O fim do hiato no PS terminou em 1982 e a atividade política intensificou-se. Esteve à frente da bancada socialista na Assembleia Municipal de Leiria, entre 1985-89, e candidatou-se à Câmara do mesmo município. Foi, ainda, presidente da Federação Distrital de Leira do Partido Socialista no início da década de 90.
Mais tarde, já em 2002, integrou as listas do PS, por Leiria, mas num lugar não elegível. Ainda assim, Cândido Ferreira acabou por se demitir do partido em que estava filiado em 2011, depois de contestar a liderança de José Sócrates.
No ano em que voltou a integrar as fileiras do PS, deixou a direção do Hospital de Pombal, que ocupava desde 1976, e dedicou-se “à hemodiálise em clínicas privadas”, afirmou ao Observador. O curso de Medicina foi tirado em Coimbra, ainda “antes do 25 de Abril”, tendo começado a “trabalhar nos hospitais públicos” em 1973. Desde cedo dedicado à nefrologia, Cândido Ferreira esteve “integrado na equipa que fez a primeira colheita de órgão e o primeiro transplante renal” em Portugal.

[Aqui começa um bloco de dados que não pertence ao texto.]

static int sfi_launch(const orbfe_keypoint* d_kps, const uint8_t* d_desc, const int32_t* d_n, int capacity, int npairs,
                      float4 bnd, int window, float nnratio, int check_ori, const float* d_prev_in,
                      float* d_prev_out, int32_t* d_m12, int32_t* d_nm, hipStream_t s, MatchWorkspace& w)
{
    if (capacity > 65535) return fail(ORBFE_ERR_INVALID, "capacity above 65535 keypoints per frame is unsupported");
    const int pool_cap = std::max((w.csr_per_pair + 3) / 4 * 4, 16384);
    w.csr_per_pair = pool_cap;
    const int nframes = npairs + 1;
    const size_t F = (size_t)nframes * SFI_MAXL0;
    int rc;
    if ((rc = w.csr_cnt.ensure((size_t)nframes * (2 + SFI_CURSOR_PAD) * 4 + 64)) || (rc = w.csr_idx.ensure(F * (4 + 8 + 4 + 32 + 8 + 2) + 256)) ||
        (rc = w.csr_dist.ensure((size_t)npairs * pool_cap * 4 + 512 )) || (rc = w.scratch.ensure((size_t)npairs * SFI_MAXL0 * 4)))
        return rc;
    if (!w.sfi_overflow.p) {
        if ((rc = w.sfi_overflow.ensure(16))) return rc;
        ORBFE_HIP(hipMemset(w.sfi_overflow.p, 0, 16));
    }
    SfiGrid G;
    G.nl0 = w.csr_cnt.as<int32_t>();
    G.nq = G.nl0 + nframes;
    G.cursor = G.nq + nframes;
    uint8_t* b = w.csr_idx.as<uint8_t>();
    G.desc = reinterpret_cast<uint4*>(b); b += F * 32;
    G.xy = reinterpret_cast<float2*>(b); b += F * 8;
    G.sorted = reinterpret_cast<uint32_t*>(b); b += F * 4;
    G.qxy = reinterpret_cast<float2*>(b); b += F * 8;
    G.ang = reinterpret_cast<float*>(b); b += F * 4;
    G.query = reinterpret_cast<uint16_t*>(b);
    int32_t* ovf = w.sfi_overflow.as<int32_t>();
    hipLaunchKernelGGL(k_sfi_grid, dim3(nframes), dim3(SFI_GRID_THREADS), 0, s, d_kps, d_desc, d_n, capacity, nframes, bnd, G, ovf);
    hipLaunchKernelGGL(k_sfi_rows, dim3(SFI_ROWS_BX, npairs), dim3(SFI_ROWS_WAVES * 64), 0, s, d_kps, d_desc, capacity, bnd, (float)window, d_prev_in, G,
                       w.csr_dist.as<uint32_t>(), pool_cap, w.scratch.as<uint32_t>(), ovf);
    hipLaunchKernelGGL(k_sfi_accept, dim3(npairs), dim3(64), 0, s, d_kps, d_n, capacity, nnratio, check_ori, d_prev_in, d_prev_out, d_m12,
                       d_nm, G, w.csr_dist.as<uint32_t>(), pool_cap, w.scratch.as<uint32_t>());
    ORBFE_HIP(hipGetLastError());
    return ORBFE_OK;
}

static int sfi_take_flags(MatchWorkspace& w, const int32_t* f, hipStream_t s, int32_t* need)
{
    if (f[0] || f[1]) ORBFE_HIP(hipMemsetAsync(w.sfi_overflow.p, 0, 8, s));
    if (f[1] > w.csr_per_pair) w.csr_per_pair = (f[1] + 1023) / 1024 * 1024;
    *need = f[0] > SFI_MAXL0 ? f[0] : f[1];
    if (f[0] > SFI_MAXL0) return fail(ORBFE_ERR_CAPACITY, "%d level-0 keypoints in a frame exceed the supported %d", f[0], SFI_MAXL0);
    return ORBFE_OK;
}

static void sbp_grow_stride(MatchWorkspace& w, int overflow)
{
    if (overflow > w.sbp_stride) w.sbp_stride = (overflow + 63) / 64 * 64;
}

Com 66 anos, conta que, em 2007, alienou “todas as empresas de hemodiálise” e fundou “uma unidade de agroturismo e produção de vinhos”, localizada em Urra, no concelho de Portalegre. E é diretor clínico do centro de diálise de Leiria.
Da medicina e da vitivinicultura à política. Durante a apresentação da candidatura, Cândido Ferreira afirmou que o Presidente da República “deve ser um árbitro e não um jogador” e também criticou o atual Presidente da República: “Nunca tantos portugueses sofreram tanto, às mãos de tão poucos e sem que o Presidente da República alguma vez tivesse tomado alguma atitude firme em prol do nosso povo”.
E afirma-se como o candidato que consegue fazer frente a Marcelo Rebelo de Sousa, dizendo ser o único “capaz de enfrentar olhos nos olhos a candidatura de direita e capaz de vencer na segunda volta”. A mais recente querela, contudo, foi com a socialista Maria de Belém Roseira, a quem escreveu pedindo que desista da candidatura por ter acumulado (embora de forma legal) o salário de deputada com o de consultora do Espírito Santo Saúde.
A campanha, pois, promete ser animada. O primeiro debate com estes três candidatos é com Marcelo Rebelo de Sousa esta sexta-feira na TVI24.